A transparent p-type semiconductor designed via a polarizability-enhanced strongly correlated insulator oxide matrix

Abstract

Electron-transporting transparent conducting oxides (TCOs) are a commercial reality, however, hole-transporting counterparts are far more challenging because of limited material design. Here, we propose a strategy for enhancing the hole conductivity without deteriorating the band gap (E_g) and workfunction (Φ) by Cu incorporation in a strongly correlated NiWO₄ insulator.
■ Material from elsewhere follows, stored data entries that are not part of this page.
@@ -520,6 +521,7 @@
   args.recB = ws.recB;
   args.countsB = ws.countsB;
   args.overflow = ws.outCount + 1;
+  args.hostCount = hostCount;
   args.recA = ws.recA;
   args.cursorsA = ws.cursorsA;
   args.capA = ws.capA;
@@ -579,11 +581,11 @@
 }
 
 void rtc_scan_launch(const RtcKernel &kernel, RtcKind kind, const FusedPlanD &plan, uint32_t rowBase, int length, const hr::Workspace &ws,
-                     hipStream_t stream) {
+                     hipStream_t stream, uint32_t *hostCount) {
   const int grid = kind == RTC_SCAN_TABLE ? rtc_scan_grid(length) : ws.streams;
   const uint32_t chunkTiles = kind == RTC_SCAN_COMPACT ? ws.chunkRows / 4096u : 0u;
   launch_scan(kernel, plan, rowBase, length, ws, grid, chunkTiles, 0u, stream,
-              kind == RTC_SCAN_TABLE ? "hr_table_scan_rtc" : rtc_entry_name(kind));
+              kind == RTC_SCAN_TABLE ? "hr_table_scan_rtc" : rtc_entry_name(kind), kind == RTC_SCAN_COMPACT ? hostCount : nullptr);
 }
 
 void rtc_vector_scan_launch(const RtcKernel &kernel, RtcKind kind, const uint8_t *dimValues, size_t capacity, const void *measures, int nd,
diff --git a/aresdb_amd/csrc/algo/hr_rtc.hpp b/aresdb_amd/csrc/algo/hr_rtc.hpp
--- a/aresdb_amd/csrc/algo/hr_rtc.hpp
+++ b/aresdb_amd/csrc/algo/hr_rtc.hpp
@@ -19,7 +19,7 @@
 RtcKernel rtc_lookup(int device, const RtcSpec &spec, bool wait = false);
 
 void rtc_scan_launch(const RtcKernel &kernel, RtcKind kind, const FusedPlanD &plan, uint32_t rowBase, int length, const hr::Workspace &ws,
-                     hipStream_t stream);
+                     hipStream_t stream, uint32_t *hostCount = nullptr);
 void rtc_vector_scan_launch(const RtcKernel &kernel, RtcKind kind, const uint8_t *dimValues, size_t capacity, const void *measures, int nd,
                             const int *widths, uint32_t rowBase, int length, const hr::Workspace &ws, hipStream_t stream,
                             int totalPartBits = 0, bool spread = false);
diff --git a/aresdb_amd/csrc/algo/hr_rtc_gen.hip b/aresdb_amd/csrc/algo/hr_rtc_gen.hip
--- a/aresdb_amd/csrc/algo/hr_rtc_gen.hip
+++ b/aresdb_amd/csrc/algo/hr_rtc_gen.hip
@@ -85,7 +85,7 @@
 
 std::string args_text() {
   std::ostringstream o;
-  o << "struct Args { const u32 *vals[" << kFusedCols << "]; const u8 *nulls[" << kFusedCols << "]; u32 *recB; u32 *countsB; u32 *overflow; u64 *phases;\n"
+  o << "struct Args { const u32 *vals[" << kFusedCols << "]; const u8 *nulls[" << kFusedCols << "]; u32 *recB; u32 *countsB; u32 *overflow; u64 *phases; u32 *hostCount;\n"
        "              uint4 *recA; u32 *cursorsA; u64 capA; u32 bitOff[" << kFusedCols << "]; u32 rowBase; int length; u32 capB; u32 chunkTiles;\n"
        "              u32 k[" << kNumConsts << "]; u32 pad; };\n";
   return o.str();
@@ -305,7 +305,7 @@
        "  __shared__ u32 sTotalLines;\n"
        "  const u32 tid = threadIdx.x, lane = tid & 63u, wave = tid >> 6;\n"
        "  for (u32 p = tid; p < NP; p += 1024u) { sCount[0][p] = 0u; sCount[1][p] = 0u; }\n"
-       "  u32 myLeftN = 0u, myCursor = 0u;\n"
+       "  u32 myLeftN = 0u, myCursor = 0u, mySeen = 0u;\n"
        "  __syncthreads();\n"
        "  u64 *myB = reinterpret_cast<u64 *>(a.recB) + (u64)blockIdx.x * NP * a.capB * 16u;\n"
        "  const u32 numTiles = ((u32)a.length + T - 1u) / T;\n"
@@ -335,6 +335,7 @@
        "    u32 myCount = 0u, myLeft = 0u;\n"
        "    if (tid < NP) { myCount = cnt[tid]; myLeft = myLeftN; }\n"
        "    const u32 myHave = myCount + myLeft, myLines = myHave / LR;\n"
+       "    mySeen += myCount;\n"
        "    const u32 packed = (myCount << 16) | myLines;\n"
        "    const u32 incl = wave_incl_scan(packed);\n"
        "    if (lane == 63u) sWave[wave] = incl;\n"
@@ -421,6 +422,12 @@
        "    if (left && fits) STORE_LINE(&myB[((u64)p * a.capB + cur) * 16u + q], r8 ? rec : hdr);\n"
        "    if (left && !fits) *a.overflow = 1u;\n"
        "    if (q == 0u) a.countsB[(u64)blockIdx.x * NP + p] = cur * LR + ((left && fits) ? left : 0u);\n"
+       "  }\n"
+       "  if (a.hostCount) {\n"
+       "    const u32 seen = wave_incl_scan(mySeen);\n"
+       "    if (lane == 63u) sWave[wave] = seen;\n"
+       "    __syncthreads();\n"
+       "    if (tid == 0u) { u32 t = 0u; for (u32 w = 0u; w < 16u; w++) t += sWave[w]; a.hostCount[blockIdx.x] = t; }\n"
        "  }\n"
        "  PH(6)\n"
        "  PH_OUT\n"
diff --git a/aresdb_amd/csrc/algo/transform.hip b/aresdb_amd/csrc/algo/transform.hip
--- a/aresdb_amd/csrc/algo/transform.hip
+++ b/aresdb_amd/csrc/algo/transform.hip
@@ -161,6 +161,7 @@
   std::vector<LazyFilter> todo;
   int n0 = 0, applied = 0, lastCount = 0;
   std::shared_ptr<StreamBuffer> bits;
+  bool noBits = false;
   PredictedFilter predicted;
   uint64_t generation = 0;
 };
@@ -1206,8 +1207,24 @@
     return false;
   auto c = t_state->compactions.find(indexVector);
   if (j->second.filters.empty()) return n == j->second.n0 && c == t_state->compactions.end();
-  return c != t_state->compactions.end() && !c->second.todo.empty() && c->second.stream == stream &&
+  return c != t_state->compactions.end() && !c->second.todo.empty() && c->second.stream == stream && !c->second.noBits &&
          c->second.applied + c->second.todo.size() == j->second.filters.size() && c->second.lastCount == n;
+}
+
+std::map<const uint32_t *, PendingCompact>::iterator open_row_space(hipStream_t stream, uint32_t *indexVector, bool virtualIdx, int n) {
+  PendingCompact fresh{};
+  fresh.stream = stream;
+  fresh.idx = indexVector;
+  fresh.virtualIdx = virtualIdx;
+  fresh.n0 = n;
+  fresh.applied = 0;
+  fresh.lastCount = n;
+  return t_state->compactions.emplace(indexVector, fresh).first;
+}
+FilterShape note_filter_shape(FilterHistory &h, const PendingCompact &c, const FastOperands &f) {
+  const FilterShape shape{f.akind, f.functor, f.I, f.bkind, f.bbits, f.bok, !c.todo.empty() && same_column(c.todo.back().f, f)};
+  h.current.push_back(shape);
+  return shape;
 }
 
 int run_filter_rows(int device, hipStream_t stream, FastOperands f, uint32_t *indexVector, uint8_t *pred, int n, uint32_t colRows,
@@ -1229,25 +1246,15 @@
       auto jr = t_state->journals.find(indexVector);
       const size_t journalled = (jr != t_state->journals.end() && jr->second.valid) ? jr->second.filters.size() : 0;
       const bool first = ins == t_state->compactions.end() && journalled == 1 && jr->second.n0 == n;
-      const bool next = ins != t_state->compactions.end() && !ins->second.todo.empty() && ins->second.stream == stream &&
+      const bool next = ins != t_state->compactions.end() && !ins->second.todo.empty() && ins->second.stream == stream && !ins->second.noBits &&
                         ins->second.applied + ins->second.todo.size() + 1 == journalled && ins->second.lastCount == n;
       if (!first && !next) return -1;
     }
-    if (ins == t_state->compactions.end()) {
-      PendingCompact fresh{};
-      fresh.stream = stream;
-      fresh.idx = indexVector;
-      fresh.virtualIdx = virtualIdx;
-      fresh.n0 = n;
-      fresh.applied = 0;
-      fresh.lastCount = n;
-      ins = t_state->compactions.emplace(indexVector, fresh).first;
-    }
+    if (ins == t_state->compactions.end()) ins = open_row_space(stream, indexVector, virtualIdx, n);
     PendingCompact &c = ins->second;
     FilterHistory &h = t_state->filterHistory[stream];
-    FilterShape shape{f.akind, f.functor, f.I, f.bkind, f.bbits, f.bok, !c.todo.empty() && same_column(c.todo.back().f, f)};
-    const size_t k = h.current.size();
-    h.current.push_back(shape);
+    const FilterShape shape = note_filter_shape(h, c, f);
+    const size_t k = h.current.size() - 1;
     if (c.predicted.valid && same_filter(c.predicted.g, f)) {
       const int count = c.predicted.count;
       c.todo.push_back(LazyFilter{f, colRows, pred, n, keep});
@@ -1310,6 +1317,58 @@
         it->second.predicted.bits = bits2;
       }
     }
+    auto j = t_state->journals.find(indexVector);
+    if (j != t_state->journals.end() && j->second.valid) j->second.lastCount = static_cast<int>(count);
+  }
+  return static_cast<int>(count);
+}
+
+int run_filter_scan(int device, hipStream_t stream, FastOperands f, uint32_t *indexVector, uint8_t *pred, int n, uint32_t colRows,
+                    bool virtualIdx, const std::shared_ptr<StreamBuffer> &keep) {
+  ScanHint hint;
+  if (keep || !scan_at_filter_enabled() || !scan_hint_live(device, stream, &hint)) return -1;
+  f.idx = nullptr;
+  f.pad = 0;
+  int grid = 0;
+  uint64_t generation = 0;
+  {
+    DeferLock lock(device);
+    auto jr = t_state->journals.find(indexVector);
+    if (jr == t_state->journals.end() || !jr->second.valid || jr->second.stream != stream || jr->second.start != 0 ||
+        jr->second.n0 != hint.batchRows || jr->second.filters.size() != static_cast<size_t>(hint.plan.numFilters))
+      return -1;
+    const FilterJournal &j = jr->second;
+    for (size_t k = 0; k < j.filters.size(); k++)
+      if (!same_filter(j.filters[k], hint.filters[k]) || j.colRows[k] < static_cast<uint32_t>(j.n0)) return -1;
+    auto ins = t_state->compactions.find(indexVector);
+    const size_t journalled = j.filters.size();
+    const bool first = ins == t_state->compactions.end() && journalled == 1 && j.n0 == n;
+    const bool next = ins != t_state->compactions.end() && !ins->second.todo.empty() && ins->second.stream == stream && !ins->second.noBits &&
+                      ins->second.applied + ins->second.todo.size() + 1 == journalled && ins->second.lastCount == n;
+    if (!first && !next) return -1;
+    if (next && ins->second.predicted.valid && same_filter(ins->second.predicted.g, f)) return -1;
+    std::shared_ptr<ScanStash> stash = fused_scan_ahead(device, hint, stream, reinterpret_cast<uint32_t *>(pinned_words()), &grid);
+    if (!stash) return -1;
+    if (ins == t_state->compactions.end()) ins = open_row_space(stream, indexVector, virtualIdx, n);
+    PendingCompact &c = ins->second;
+    note_filter_shape(t_state->filterHistory[stream], c, f);
+    c.predicted = PredictedFilter{};
+    c.todo.push_back(LazyFilter{f, colRows, pred, n, keep});
+    c.bits = nullptr;
+    c.noBits = true;
+    c.lastCount = -1;
+    generation = ++t_state->filterGeneration;
+    c.generation = generation;
+    scan_stash_put(device, stream, std::move(stash));
+  }
+  hip_check(hipStreamSynchronize(stream), "hipStreamSynchronize");
+  const volatile uint32_t *parts = reinterpret_cast<const volatile uint32_t *>(pinned_words());
+  uint32_t count = 0;
+  for (int b = 0; b < grid; b++) count += parts[b];
+  {
+    DeferLock lock(device);
+    auto it = t_state->compactions.find(indexVector);
+    if (it != t_state->compactions.end() && it->second.generation == generation) it->second.lastCount = static_cast<int>(count);
     auto j = t_state->journals.find(indexVector);
     if (j != t_state->journals.end() && j->second.valid) j->second.lastCount = static_cast<int>(count);
   }
@@ -1452,6 +1511,8 @@
   else
     journal_filter(device, indexVector, nullptr, 0, 0);
   if (rowSpace && fast && journal_is_valid(device, indexVector)) {
+    const int scanned = run_filter_scan(device, stream, f, indexVector, pred, n, p.a.length, virtualIdx, decoded);
+    if (scanned >= 0) return scanned;
     const int counted = run_filter_rows(device, stream, f, indexVector, pred, n, p.a.length, virtualIdx, decoded);
     if (counted >= 0) return counted;
   }
@@ -1520,7 +1581,8 @@
 
 uintptr_t hook_on_free(int device, void *ptr, size_t bytes) {
   const ByteRange r = range_of(ptr, bytes);
-  grouped_note_write(device, ptr, bytes);
+  grouped_note_gone(device, ptr, bytes);
+  scan_ahead_note_touch(device, ptr, bytes, true);
   uintptr_t hold = 0;
   ReleaseSet released;
   try {
@@ -1642,6 +1704,7 @@
     }
     for (auto it = t_state->journals.begin(); it != t_state->journals.end();)
       it = journal_touched(it->first, it->second, r, nullptr) ? t_state->journals.erase(it) : std::next(it);
+    scan_ahead_note_touch(device, ptr, bytes, false);
   } catch (std::exception &e) {
     fprintf(stderr, "Exception happened when handling a device copy: %s\n", e.what());
   }
@@ -1677,6 +1740,7 @@
       }
       t_state->pending.erase(stream);
       t_state->expansions.erase(stream);
+      scan_ahead_stream_gone(device, stream);
       auto lim = t_state->limbo.find(stream);
       if (lim != t_state->limbo.end()) drop_limbo(lim, nullptr);
       for (auto it = t_state->journals.begin(); it != t_state->journals.end();)
@@ -1822,7 +1886,10 @@
   {
     DeferLock lock(device);
     auto it = t_state->pending.find(stream);
-    if (it == t_state->pending.end() || it->second.jobs.count == 0) return false;
+    if (it == t_state->pending.end() || it->second.jobs.count == 0) {
+      if (scan_stash_take(device, stream)) scan_stash_settled(device, stream, kScanAheadDiscardAbandoned);
+      return false;
+    }
     PendingQueue &pq = it->second;
     bool ok = !forcedGlobal;
     nd = in.NumDimsPerDimWidth[2] + in.NumDimsPerDimWidth[3] + in.NumDimsPerDimWidth[4];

The optimal Cu-doped NiWO₄ (Cu_0.185Ni_0.815WO₄) exhibits a resistivity reduction of ∼10⁹ times versus NiWO₄ as well as band-like charge transport with the hole mobility approaching 7 cm² V^-1 s^-1 at 200 K, a deep Φ of 5.77 eV, and E_g of 2.8 eV. Experimental and theoretical data reveal that the strength of the electron correlation in NiWO₄ is unaffected by Cu incorporation, while the promoted polarizability weakens electron-phonon coupling, promoting the formation of large polarons. Quantum dot light-emitting and oxide p/n junction devices incorporating Cu_0.185Ni_0.815WO₄ exhibit remarkable performances, demonstrating that our approach can be deployed to discover new p-type TCOs.